diff --git a/xitorch_amd/csrc/xk_basis.hip b/xitorch_amd/csrc/xk_basis.hip
--- a/xitorch_amd/csrc/xk_basis.hip
+++ b/xitorch_amd/csrc/xk_basis.hip
@@ -311,6 +311,32 @@
 
 
 template <typename T>
+__global__ __launch_bounds__(256) void basis_grow_kernel(const T* __restrict__ src, T* __restrict__ dst,
+                                                         int live_rows, int dst_rows, int nvec, long lds, long sS,
+                                                         long ldd, long sD, int col_tiles, int row_tiles) {
+  typedef typename Vec16<T>::type VT;
+  constexpr int VN = Vec16<T>::n;
+  const int ct = blockIdx.x % col_tiles;
+  const int rb = blockIdx.x / col_tiles;
+  const int rt = rb % row_tiles;
+  const int b = rb / row_tiles;
+  const long j = ((long)ct * 256 + threadIdx.x) * VN;
+  if (j >= ldd) return;
+  const int r0 = rt * 4;
+  VT v[4];
+#pragma unroll
+  for (int u = 0; u < 4; ++u) {
+#pragma unroll
+    for (int e = 0; e < VN; ++e) v[u][e] = T(0);
+    if (r0 + u < live_rows && j < nvec)
+      v[u] = *reinterpret_cast<const VT*>(src + (long)b * sS + (long)(r0 + u) * lds + j);
+  }
+#pragma unroll
+  for (int u = 0; u < 4; ++u)
+    if (r0 + u < dst_rows) *reinterpret_cast<VT*>(dst + (long)b * sD + (long)(r0 + u) * ldd + j) = v[u];
+}
+
+template <typename T>
 __global__ __launch_bounds__(256) void diag_precond_kernel(T* __restrict__ Tn, const T* __restrict__ d,
                                                             const T* __restrict__ m, const T* __restrict__ lam,
                                                             int N, int P, long ldt, long sT, long sD, long sM,
@@ -374,11 +400,42 @@
   }
 }
 
+template <typename T>
+static int basis_grow(const T* src, T* dst, int B, int live_rows, int dst_rows, int N, long lds, long sS, long ldd,
+                      long sD, hipStream_t st) {
+  constexpr int VN = Vec16<T>::n;
+  const long nvec = ((long)N + VN - 1) / VN * VN;
+  if (!vec_ok<T>(N, ldd, sD, dst) || ldd < nvec) return XK_ERR_UNSUPPORTED;
+  if (live_rows > 0 && (!vec_ok<T>(N, lds, sS, src) || lds < nvec)) return XK_ERR_UNSUPPORTED;
+  if (sS < 0 || (B > 1 && sD < (long)dst_rows * ldd)) return XK_ERR_ARG;
+  if (ldd == 0) return XK_OK;
+  const long ct = (ldd + 256 * VN - 1) / (256 * VN);
+  const long rt = ((long)dst_rows + 3) / 4;
+  const long blocks = (long)B * rt * ct;
+  if (blocks > 2147483647L) return XK_ERR_UNSUPPORTED;
+  hipLaunchKernelGGL((basis_grow_kernel<T>), dim3((unsigned)blocks), dim3(256), 0, st, src, dst, live_rows, dst_rows,
+                     (int)nvec, lds, sS, ldd, sD, (int)ct, (int)rt);
+  XK_LAUNCH_CHECK();
+  return XK_OK;
+}
+
 }
 
 extern "C" {
 
-#define XK_DEFINE_BASIS(SUF, T)                                                                          \
+#define XK_DEFINE_GROW(SUF, T)                                                                           \
+  int xk_basis_grow_##SUF(const T* src, T* dst, int B, int live_rows, int dst_rows, int N, long ld_src,  \
+                          long s_src, long ld_dst, long s_dst, void* stream) {                           \
+    if (B < 0 || live_rows < 0 || dst_rows < live_rows || N < 0) return XK_ERR_ARG;                      \
+    if (B == 0 || dst_rows == 0) return XK_OK;                                                           \
+    if (!dst || (live_rows > 0 && !src)) return XK_ERR_ARG;                                              \
+    return xk::basis_grow<T>(src, dst, B, live_rows, dst_rows, N, ld_src, s_src, ld_dst, s_dst,          \
+                             (hipStream_t)stream);                                                       \
+  }
+XK_DEFINE_GROW(f64, double)
+XK_DEFINE_GROW(f32, float)
+
+#define XK_DEFINE_BASIS(SUF, T)                                                                         \
   int xk_lincomb_##SUF(const T* V, const T* C, T* Out, int B, int k, int N, int P, long ldv, long sV,    \
                        long sC, long sCa, long sCc, long ldo, long sO, double alpha, double beta,        \
                        void* stream) {                                                                   \
diff --git a/xitorch_amd/kernels.py b/xitorch_amd/kernels.py
--- a/xitorch_amd/kernels.py
+++ b/xitorch_amd/kernels.py
@@ -205,6 +205,22 @@
 def panel_transform(Tp, W, P):
     B, N = Tp.shape[0], Tp.shape[2]
     call("xk_panel_transform", Tp.dtype, ptr(Tp), ptr(W), B, P, N, Tp.stride(1), Tp.stride(0))
+
+
+def basis_grow(src, dst, live_rows, N, raw=False):
+    require_device(dst, "basis buffer")
+    if dst.dim() != 3 or (src is not None and (src.dim() != 3 or src.dtype != dst.dtype or src.shape[0] != dst.shape[0])):
+        raise _capi.NativeLibraryError("basis_grow: (B, rows, ld) buffers of one dtype and batch expected")
+    if dst.shape[2] > 1 and (dst.stride(2) != 1 or (src is not None and src.stride(2) != 1)):
+        raise _capi.NativeLibraryError("basis_grow: unit stride along the vector axis expected")
+    if live_rows > 0 and (src is None or src.shape[1] < live_rows or src.shape[2] < N):
+        raise _capi.NativeLibraryError("basis_grow: the source holds fewer than %d rows of length %d" % (live_rows, N))
+    if dst.shape[2] != dst.stride(1) or dst.shape[2] < N:
+        raise _capi.NativeLibraryError("basis_grow: the destination's rows must be whole pitches of at least N elements")
+    B, dst_rows = dst.shape[0], dst.shape[1]
+    lds, sS = (src.stride(1), src.stride(0)) if src is not None else (dst.stride(1), 0)
+    return call("xk_basis_grow", dst.dtype, ptr(src), ptr(dst), B, live_rows, dst_rows, N, lds, sS, dst.stride(1),
+                dst.stride(0), raw=raw)
 
 
 def davidson_ritz(V, AV, Y, lam, X, Tn, rmax, info, flag, status, k, P, cond=None, orth=None):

________________________

** TASK DESCRIPTION **
Please find how many lines in the records hold "diff", then give that number with nothing else.

** RESULT OF THE EXERCISE **
2